[RECORDS FOR THE TASK — start]

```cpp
__global__ void nhwc_to_nchw_kernel(const float* __restrict__ in, float* __restrict__ out, int n, int c, int h, int w,
                                    int cs) {
    long long idx = (long long)blockIdx.x * blockDim.x + threadIdx.x;
    long long hw = (long long)h * w;
    long long total = (long long)n * c * hw;
    if (idx >= total) return;
    long long rem = idx % hw;
    long long bc = idx / hw;
    int ch = (int)(bc % c);
    int b = (int)(bc / c);
    out[idx] = in[((long long)b * hw + rem) * cs + ch];
}

extern "C" int ss_nchw_to_nhwc(const float* in, float* out, int n, int c, int h, int w, int c_pad, void* stream) {
    if (!in || !out || n <= 0 || c <= 0 || h <= 0 || w <= 0 || c_pad < c) return SS_ERR_ARG;
    long long total = (long long)n * h * w * c_pad;
    if (c_pad == 4 && (((uintptr_t)out) & 15) == 0) {
        long long pixels = (long long)n * h * w;
        hipLaunchKernelGGL(nchw_to_nhwc4_kernel, dim3(ss_cdiv(pixels, 256)), dim3(256), 0, (hipStream_t)stream, in,
                           reinterpret_cast<float4*>(out), c, h * w, pixels);
        return ss_launch_status();
    }
    hipLaunchKernelGGL(nchw_to_nhwc_kernel, dim3(ss_cdiv(total, 256)), dim3(256), 0, (hipStream_t)stream, in, out, n, c,
                       h, w, c_pad);
    return ss_launch_status();
}

extern "C" int ss_nhwc_to_nchw(const float* in, float* out, int n, int c, int h, int w, int c_stride, void* stream) {
    if (!in || !out || n <= 0 || c <= 0 || h <= 0 || w <= 0 || c_stride < c) return SS_ERR_ARG;
    long long total = (long long)n * c * h * w;
    hipLaunchKernelGGL(nhwc_to_nchw_kernel, dim3(ss_cdiv(total, 256)), dim3(256), 0, (hipStream_t)stream, in, out, n, c,
                       h, w, c_stride);
    return ss_launch_status();
}

extern "C" int ss_version(void) { return 600; }

extern "C" const char* ss_error_string(int code) {
    switch (code) {
        case SS_OK: return "ok";
        case SS_ERR_ARG: return "bad argument";
        case SS_ERR_LAUNCH: return "kernel launch failed";
        case SS_ERR_UNSUPPORTED: return "unsupported size";
        case SS_ERR_DEVICE: return "kernel not available on this device";
        default: return "unknown error";
    }
}
```

stabstitch2_amd/ops.py:

```python
import collections
import os
import threading

import ctypes

import torch

from . import _hip as H


def _f(t):
    return t if (t.dtype == torch.float32 and t.is_contiguous()) else t.contiguous().float()


class _Built:
    __slots__ = ('value', 'stream', 'event', 'tag')

    def __init__(self, build, device, what, tag=None):
        if torch.cuda.is_current_stream_capturing():
            raise RuntimeError('stabstitch2_amd: %s would be built inside a HIP-graph capture; run the path once eagerly '
                               '(warm-up) before capturing' % what)
        self.value = build()
        self.stream = torch.cuda.current_stream(device)
        self.event = torch.cuda.Event()
# ... 288 lines not shown
    if out is None:
        out = torch.empty(((g, n, h, w, cout) if grouped else (n, h, w, cout)), device=x.device, dtype=torch.float32)
    pk = wino_packed(wgt, g, sliced)
    H.call('ss_conv3x3_wino3_nhwc' if sliced else 'ss_conv3x3_wino_nhwc', H.dptr(x), H.dptr(pk), H.dptr(bias, True), H.dptr(res, True), H.dptr(out),
           n, h, w, cin, cout, int(relu), out.shape[-1], g, in_gs,
           pk.shape[1], out[0].numel() if grouped else 0, H.stream())
    return out


def pool2_is_fused(x, wgt, stride=1, pad=(0, 1, 1)):
    cout, kt, kh, kw, cin = wgt.shape[-5:]
    groups = wgt.shape[0] if wgt.dim() == 6 else 1
    n, h, w = x.shape[-4], x.shape[-3], x.shape[-2]
    return bool(POOL_FUSED and WINO_MATH != 'bf16x9' and _uses_winograd(kt, kh, kw, stride, pad, cin, cout, h, w, n * groups))


POOL_SPLITK = os.environ.get('SS_POOL_SPLITK', '1') == '1'


def pool2_in_reduce(x, wgt, stride=1, pad=(0, 1, 1)):
    cout, kt, kh, kw, cin = wgt.shape[-5:]
    groups = wgt.shape[0] if wgt.dim() == 6 else 1
    n, h, w, c = x.shape[-4:]
    return bool(POOL_SPLITK and kt == 1 and pad[0] == 0 and
                _conv_ws_need(n, 1, h, w, c, cout, 1, kh, kw, stride, 0, pad[1], pad[2], groups) > 0)
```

[RECORDS FOR THE TASK — finish]

## [WORK TO COMPLETE]
Within the entries, find all lines that contain "void" and copy each one.

## [RESULT OF THIS EXERCISE]
__global__ void nhwc_to_nchw_kernel(const float* __restrict__ in, float* __restrict__ out, int n, int c, int h, int w,
extern "C" int ss_nchw_to_nhwc(const float* in, float* out, int n, int c, int h, int w, int c_pad, void* stream) {
extern "C" int ss_nhwc_to_nchw(const float* in, float* out, int n, int c, int h, int w, int c_stride, void* stream) {
extern "C" int ss_version(void) { return 600; }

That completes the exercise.